Go through the material and copy each line in which the word "blockIdx" shows up.

---

class TinyBatchSolver:

    def __init__(self, prob: dict, batch: int, device: int = 0, settings: dict | None = None):
        self.lib = load_library()
        self.nx, self.nu, self.N, self.B = int(prob["nx"]), int(prob["nu"]), int(prob["N"]), int(batch)
# ... 76 lines not shown
            assert a.shape == (self.B, steps, dim), (a.shape, (self.B, steps, dim))
            shared = 0
        self._check(fn(self._h, _fp(a), shared))

    def set_xref(self, xref):
        self._set_steps(self.lib.tiny_batch_set_xref, xref, self.N, self.nx)

    def set_optional_terms(self, en_uref=False, en_coeff_d2p=False):
        self._check(self.lib.tiny_batch_set_optional_terms(self._h, int(bool(en_uref)), int(bool(en_coeff_d2p))))

    def set_input_cost(self, R):
        a = _f32(np.asarray(R).ravel()); assert a.shape == (self.nu,), a.shape
        self._check(self.lib.tiny_batch_set_input_cost(self._h, _fp(a)))

    def set_coeff_d2p(self, coeff_d2p):
        assert np.asarray(coeff_d2p).shape == (self.nx, self.nu)
        a = _colmajor(coeff_d2p)
        self._check(self.lib.tiny_batch_set_coeff_d2p(self._h, _fp(a)))

    def set_uref(self, uref):
        self._set_steps(self.lib.tiny_batch_set_uref, uref, self.N - 1, self.nu)

    def set_xref_window(self, table, start):
        t = _f32(table); s = np.ascontiguousarray(start, dtype=np.int32)
        assert t.ndim == 2 and t.shape[1] == self.nx and s.shape == (self.B,)
        self._check(self.lib.tiny_batch_set_xref_window(self._h, _fp(t), t.shape[0], s.ctypes.data_as(C.POINTER(C.c_int))))

    def set_umin(self, a): self._set_steps(self.lib.tiny_batch_set_umin, a, self.N - 1, self.nu)
    def set_umax(self, a): self._set_steps(self.lib.tiny_batch_set_umax, a, self.N - 1, self.nu)
    def set_xmin(self, a): self._set_steps(self.lib.tiny_batch_set_xmin, a, self.N, self.nx)
    def set_xmax(self, a): self._set_steps(self.lib.tiny_batch_set_xmax, a, self.N, self.nx)

    def set_bounds(self, x_min, x_max, u_min, u_max):
        self.set_xmin(x_min); self.set_xmax(x_max); self.set_umin(u_min); self.set_umax(u_max)

    def reset_dual_variables(self):
        self._check(self.lib.tiny_batch_reset_dual_variables(self._h))

    def solve(self) -> int:
        return self._check(self.lib.tiny_batch_solve(self._h))

    call_tiny_solve = solve

    def solve_async(self):
        self._check(self.lib.tiny_batch_solve_async(self._h))

    def wait(self) -> int:
        n = C.c_int(0)
        self._check(self.lib.tiny_batch_wait(self._h, C.byref(n)))
        return n.value

    def forward_pass(self): self._check(self.lib.tiny_batch_forward_pass(self._h))
    def update_slack(self): self._check(self.lib.tiny_batch_update_slack(self._h))
    def update_dual(self): self._check(self.lib.tiny_batch_update_dual(self._h))
    def update_linear_cost(self): self._check(self.lib.tiny_batch_update_linear_cost(self._h))
    def backward_pass_grad(self): self._check(self.lib.tiny_batch_backward_pass_grad(self._h))

    def termination_condition(self):
        conv = np.zeros(self.B, np.int32)
        self._check(self.lib.tiny_batch_termination_condition(self._h, conv.ctypes.data_as(C.POINTER(C.c_int))))
        return conv.astype(bool)

    def get_x(self): return self.get_array("x")
    def get_u(self): return self.get_array("u")

    def get_status(self):
        it = np.zeros(self.B, np.int32); st = np.zeros(self.B, np.int32); res = np.zeros((self.B, 4), np.float32)
        ip = lambda a: a.ctypes.data_as(C.POINTER(C.c_int))
        self._check(self.lib.tiny_batch_get_status(self._h, ip(it), ip(st), _fp(res)))
        return it, st, res

    def set_status(self, iter=None, status=None, residuals=None):
        ip = lambda a: None if a is None else np.ascontiguousarray(a, np.int32).ctypes.data_as(C.POINTER(C.c_int))
        keep = [None if a is None else np.ascontiguousarray(a, np.int32) for a in (iter, status)]
        r = None if residuals is None else _f32(residuals)
        self._check(self.lib.tiny_batch_set_status(
            self._h, None if keep[0] is None else keep[0].ctypes.data_as(C.POINTER(C.c_int)),
            None if keep[1] is None else keep[1].ctypes.data_as(C.POINTER(C.c_int)), None if r is None else _fp(r)))

    def get_array(self, name):
        out = np.empty(self._xshape(name), np.float32)
        self._check(self.lib.tiny_batch_get_array(self._h, ARRAY_IDS[name], _fp(out)))
        return out

    def set_array(self, name, arr):
        a = _f32(arr); assert a.shape == self._xshape(name), (name, a.shape)
        self._check(self.lib.tiny_batch_set_array(self._h, ARRAY_IDS[name], _fp(a)))

    def get_state(self) -> dict:
        st = {k: self.get_array(k) for k in ARRAY_IDS}
        st["iter"], st["status"], st["residuals"] = self.get_status()
        return st

    def set_state(self, st: dict):
        for k in ARRAY_IDS:
            if k in st:
                self.set_array(k, st[k])
        self.set_status(st.get("iter"), st.get("status"), st.get("residuals"))

    def reset_workspace(self):
        self._check(self.lib.tiny_batch_reset_workspace(self._h))

    def mpc_step_async(self, window_advance: int = 0):
        self._check(self.lib.tiny_batch_mpc_step_async(self._h, window_advance))

    def mpc_run_async(self, steps: int, window_advance: int = 0):
        self._check(self.lib.tiny_batch_mpc_run_async(self._h, steps, window_advance))

    def mpc_run_traj(self, steps: int, window_advance: int = 0) -> np.ndarray:
        out = np.zeros((steps, self.B, self.nu), np.float32)
        self._check(self.lib.tiny_batch_mpc_run_traj(self._h, steps, window_advance, _fp(out)))
        return out

    def get_x0(self):
        out = np.empty((self.B, self.nx), np.float32)
        self._check(self.lib.tiny_batch_get_x0(self._h, _fp(out)))
        return out

    def synchronize(self):
        self._check(self.lib.tiny_batch_synchronize(self._h))

    def enable_timing(self, on=True):
        self._check(self.lib.tiny_batch_enable_timing(self._h, 1 if on else 0))

    def last_solve_ms(self) -> float:
        ms = C.c_float(0)
        self._check(self.lib.tiny_batch_last_solve_ms(self._h, C.byref(ms)))
        return ms.value

    def kernel_name(self) -> str:
        return self.lib.tiny_batch_kernel_name(self._h).decode()

    def closed_loop_kernel_name(self) -> str:
        return self.lib.tiny_batch_closed_loop_kernel_name(self._h).decode()

    def arithmetic(self) -> str:
        rc = self.lib.tiny_batch_arithmetic(self._h)
        if rc < 0:
            self._check(rc)
        return "exact" if rc == 0 else "fma"

    def select_kernel(self, variant: int):
        self._check(self.lib.tiny_batch_select_kernel(self._h, variant))

    def set_row_kernel(self, family: int):
        self._check(self.lib.tiny_batch_set_row_kernel(self._h, family))

    def set_dispatch(self, mode: int):
        self._check(self.lib.tiny_batch_set_dispatch(self._h, mode))

    def set_tile_queue(self, stride: int):
        self._check(self.lib.tiny_batch_set_tile_queue(self._h, stride))

    def dispatch_applied(self) -> int:
        return self._check(self.lib.tiny_batch_dispatch_applied(self._h))

    def set_dispatch_order_device(self, d_order_ptr):
        self._check(self.lib.tiny_batch_set_dispatch_order_device(self._h, C.c_void_p(d_order_ptr)))

    def set_storage(self, bits: int, dual_bits: int | None = None):
        if dual_bits is None:
            self._check(self.lib.tiny_batch_set_storage(self._h, bits))
        else:
            self._check(self.lib.tiny_batch_set_storage_ex(self._h, bits, dual_bits))

    def set_stream(self, stream_ptr: int):
        self._check(self.lib.tiny_batch_set_stream(self._h, C.c_void_p(stream_ptr)))
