__global__ __launch_bounds__(256) void splitk_finish_kernel(const float* ws, int ks, int M, int N, int lds, const float* bias,
                                                            const float* rowscale, const float* aux, int ldaux, float* out32,
                                                            int ldo32, bf16* out16, int ldo16) {
    const int n4 = N >> 2;
    for (long i = blockIdx.x * 256L + threadIdx.x; i < (long)M * n4; i += (long)gridDim.x * 256) {
        const int m = (int)(i / n4), n = (int)(i - (long)m * n4) * 4;
        f32x4 y = *(const f32x4*)(ws + (size_t)m * lds + n);
        for (int z = 1; z < ks; ++z) y += *(const f32x4*)(ws + ((size_t)z * M + m) * lds + n);
        if (bias) y += *(const f32x4*)(bias + n);
        if (rowscale) y *= rowscale[m];
        if (aux) y += *(const f32x4*)(aux + (size_t)m * ldaux + n);
        if (out32) *(f32x4*)(out32 + (size_t)m * ldo32 + n) = y;
        if (out16) {
            bf16x4 o;
            o[0] = (bf16)y[0]; o[1] = (bf16)y[1]; o[2] = (bf16)y[2]; o[3] = (bf16)y[3];
            *(bf16x4*)(out16 + (size_t)m * ldo16 + n) = o;
        }
    }
}

#ifdef SAIS_NT_STAMP
__device__ unsigned long long g_nt_stamps[8][16];
#define NTSTAMP(i) do { if (blockIdx.x == 0 && titer == 2 && lane == 0) g_nt_stamps[wid][i] = __builtin_readcyclecounter(); } while (0)
#else
#define NTSTAMP(i) do { } while (0)
#endif
#ifndef SAIS_NT_ABL
#define SAIS_NT_ABL 0
#endif
template <int EPI>
__global__ __launch_bounds__(512, 2) void gemm_nt_w8p_kernel(NtParams p, int ntiles) {
    extern __shared__ __attribute__((aligned(16))) char smem[];
    CLK_STAMP(EPI == SAIS_EPI_BIAS_GELU_GRAD_BF16 ? 1 : EPI == SAIS_EPI_MUL_BF16 ? 2 : 0);
    [[maybe_unused]] const int abl_role = (SAIS_NT_ABL & 4) ? (blockIdx.x & 1) : (SAIS_NT_ABL & 8) ? ((blockIdx.x >> 8) & 1) : -1;
    const bool do_k = !(SAIS_NT_ABL & 1) && abl_role != 1, do_e = !(SAIS_NT_ABL & 2) && abl_role != 0;
    const int tid = threadIdx.x, lane = tid & 63;
    const int wid = __builtin_amdgcn_readfirstlane(tid >> 6);
    const int wr = wid >> 2, wc = wid & 3, g = lane >> 4, li = lane & 15;
    const int ntn = p.N / BN;
    const int sub = lane >> 3, spos = lane & 7, schunk = spos ^ sub;
    const bf16* asrc[2]; const bf16* bsrc[2];
    auto set_tile = [&](int v, int& m0, int& n0) {
        const int tile = xcd_remap(v, ntiles);
        n0 = (tile % ntn) * BN; m0 = (tile / ntn) * BM;
#pragma unroll
        for (int j = 0; j < 2; ++j) {
            const int r = 8 * (2 * wid + j) + sub;
            int m = m0 + r;
            m = m < p.M ? m : p.M - 1;
            asrc[j] = p.A + (size_t)m * p.lda + schunk * 8;
            bsrc[j] = p.B + (size_t)(n0 + perm_row32(r)) * p.ldb + schunk * 8;
        }
    };
    char* const sW = smem + 3 * TILE_BYTES;
    auto issue_a = [&](int kt) {
        char* s = smem + (kt % 3) * TILE_BYTES + (2 * wid) * 1024;
#pragma unroll
        for (int j = 0; j < 2; ++j) glds16(asrc[j] + kt * BK, s + j * 1024);
    };
    auto issue_w = [&](int kt) {
        char* s = sW + (kt & 1) * TILE_BYTES + (2 * wid) * 1024;
#pragma unroll
        for (int j = 0; j < 2; ++j) glds16(bsrc[j] + kt * BK, s + j * 1024);
    };
    const int nk = p.K / BK;
    constexpr int SROW = (EPI == SAIS_EPI_BIAS_F32) ? 2 : (EPI == SAIS_EPI_BIAS_RESID_F32) ? 2 : (EPI == SAIS_EPI_PATCH_F32) ? 2
                       : (EPI == SAIS_EPI_BIAS_GELU_GRAD_BF16 || EPI == SAIS_EPI_BIAS_GELU_GRADQ_BF16) ? 2 : 1;
    const int nstores = 4 * (SROW + ((EPI == SAIS_EPI_BIAS_RESID_F32 || EPI == SAIS_EPI_BIAS_GELU_BF16) && p.out2 ? 1 : 0));

    const bool do_pf = nk == 6 && ntn >= 8 && ntn <= 16 && wid == 0;
    unsigned pf_keep = 0;
    auto prefetch_a = [&](int pm0, int tcol) {
        const int per = (BM + ntn - 1) / ntn;
        const int row = tcol * per + (lane >> 2);
        if ((lane >> 2) < per && row < BM) {
            int m = pm0 + row;
            m = m < p.M ? m : p.M - 1;
            const bf16* q = p.A + (size_t)m * p.lda + (2 + (lane & 3)) * 64;
            asm volatile("global_load_dword %0, %1, off" : "=v"(pf_keep) : "v"(q) : "memory");
        }
    };
    int v = blockIdx.x, m0, n0;
    if (v >= ntiles) return;
    set_tile(v, m0, n0);
    if (do_k) {
        issue_a(0);
        issue_w(0);
        if (nk > 1) issue_a(1);
    }
    if (nk > 1) asm volatile("s_waitcnt vmcnt(2)" ::: "memory"); else asm volatile("s_waitcnt vmcnt(0)" ::: "memory");
    __builtin_amdgcn_s_barrier();
    [[maybe_unused]] int titer = -1;
    for (;;) {
        ++titer;
        NTSTAMP(0);
        f32x4 acc[4][2];
#pragma unroll
        for (int i = 0; i < 4; ++i)
#pragma unroll
            for (int j = 0; j < 2; ++j) acc[i][j] = f32x4{0, 0, 0, 0};
        float bias[8];
        EpiAux8 aux;
        __builtin_amdgcn_s_setprio(2);
        for (int kt = 0; kt < (do_k ? nk : 0); ++kt) {
            if (kt + 1 < nk) issue_w(kt + 1);
            if (kt + 2 < nk) issue_a(kt + 2);
            const char* sa = smem + (kt % 3) * TILE_BYTES;
            const char* sb = sW + (kt & 1) * TILE_BYTES;
            if (kt == nk - 1 && do_e) epilogue_loads8<EPI>(p, m0 + wr * 64, li, n0 + wc * 32 + 8 * g, bias, aux);
#pragma unroll
            for (int ks = 0; ks < 2; ++ks) {
                bf16x8 fa[4], fb[2];
#pragma unroll
                for (int t = 0; t < 4; ++t) fa[t] = *(const bf16x8*)(sa + swz(wr * 64 + t * 16 + li, ks * 4 + g));
#pragma unroll
                for (int t = 0; t < 2; ++t) fb[t] = *(const bf16x8*)(sb + swz(wc * 32 + t * 16 + li, ks * 4 + g));
#pragma unroll
                for (int mt = 0; mt < 4; ++mt)
#pragma unroll
                    for (int nt = 0; nt < 2; ++nt) acc[mt][nt] = mfma16(fb[nt], fa[mt], acc[mt][nt]);
            }
            if (kt + 2 < nk) asm volatile("s_waitcnt vmcnt(2) lgkmcnt(0)" ::: "memory");
            else if (kt + 1 < nk) asm volatile("s_waitcnt vmcnt(0) lgkmcnt(0)" ::: "memory");
            else asm volatile("s_waitcnt lgkmcnt(0)" ::: "memory");
            NTSTAMP(1 + 2 * kt);
            __builtin_amdgcn_s_barrier();
            NTSTAMP(2 + 2 * kt);
        }
        __builtin_amdgcn_s_setprio(0);
        const int cm0 = m0, cn0 = n0;
        const int nv = v + gridDim.x;
        const bool more = nv < ntiles;
        asm volatile("" ::"v"(pf_keep));
        if (more) {
            set_tile(nv, m0, n0);
            if (do_k) {
                issue_a(0);
                issue_w(0);
                if (nk > 1) issue_a(1);
                if (do_pf) prefetch_a(m0, xcd_remap(nv, ntiles) % ntn);
            }
        }
        if (SAIS_NT_ABL) {
            if (!do_k) epilogue_loads8<EPI>(p, cm0 + wr * 64, li, cn0 + wc * 32 + 8 * g, bias, aux);
            if (!do_e) {
#pragma unroll
                for (int mt = 0; mt < 4; ++mt)
#pragma unroll
                    for (int nt = 0; nt < 2; ++nt) asm volatile("" ::"v"(acc[mt][nt]));
            }
        }
#pragma unroll
        for (int mt = 0; mt < (do_e ? 4 : 0); ++mt) {
            const int m = cm0 + wr * 64 + mt * 16 + li;
            if (m >= p.M) continue;
            float vv[8];
#pragma unroll
            for (int nt = 0; nt < 2; ++nt)
#pragma unroll
                for (int r = 0; r < 4; ++r) vv[4 * nt + r] = acc[mt][nt][r];
            epilogue8<EPI>(p, m, cn0 + wc * 32 + 8 * g, vv, bias, aux, mt);
        }
        NTSTAMP(13);
        if (!more) break;
        v = nv;
        const int allow = (cm0 + BM <= p.M && nk > 1) ? nstores + 2 + (do_pf ? 1 : 0) : 0;
        if (allow == 6) asm volatile("s_waitcnt vmcnt(6)" ::: "memory");
        else if (allow == 7) asm volatile("s_waitcnt vmcnt(7)" ::: "memory");
        else if (allow == 10) asm volatile("s_waitcnt vmcnt(10)" ::: "memory");
        else if (allow == 11) asm volatile("s_waitcnt vmcnt(11)" ::: "memory");
        else if (allow == 14) asm volatile("s_waitcnt vmcnt(14)" ::: "memory");
        else if (allow == 15) asm volatile("s_waitcnt vmcnt(15)" ::: "memory");
        else asm volatile("s_waitcnt vmcnt(0)" ::: "memory");
        NTSTAMP(14);
        __builtin_amdgcn_s_barrier();
        NTSTAMP(15);
    }
}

---

Answer to the problem:
    for (long i = blockIdx.x * 256L + threadIdx.x; i < (long)M * n4; i += (long)gridDim.x * 256) {
#define NTSTAMP(i) do { if (blockIdx.x == 0 && titer == 2 && lane == 0) g_nt_stamps[wid][i] = __builtin_readcyclecounter(); } while (0)
    [[maybe_unused]] const int abl_role = (SAIS_NT_ABL & 4) ? (blockIdx.x & 1) : (SAIS_NT_ABL & 8) ? ((blockIdx.x >> 8) & 1) : -1;
    int v = blockIdx.x, m0, n0;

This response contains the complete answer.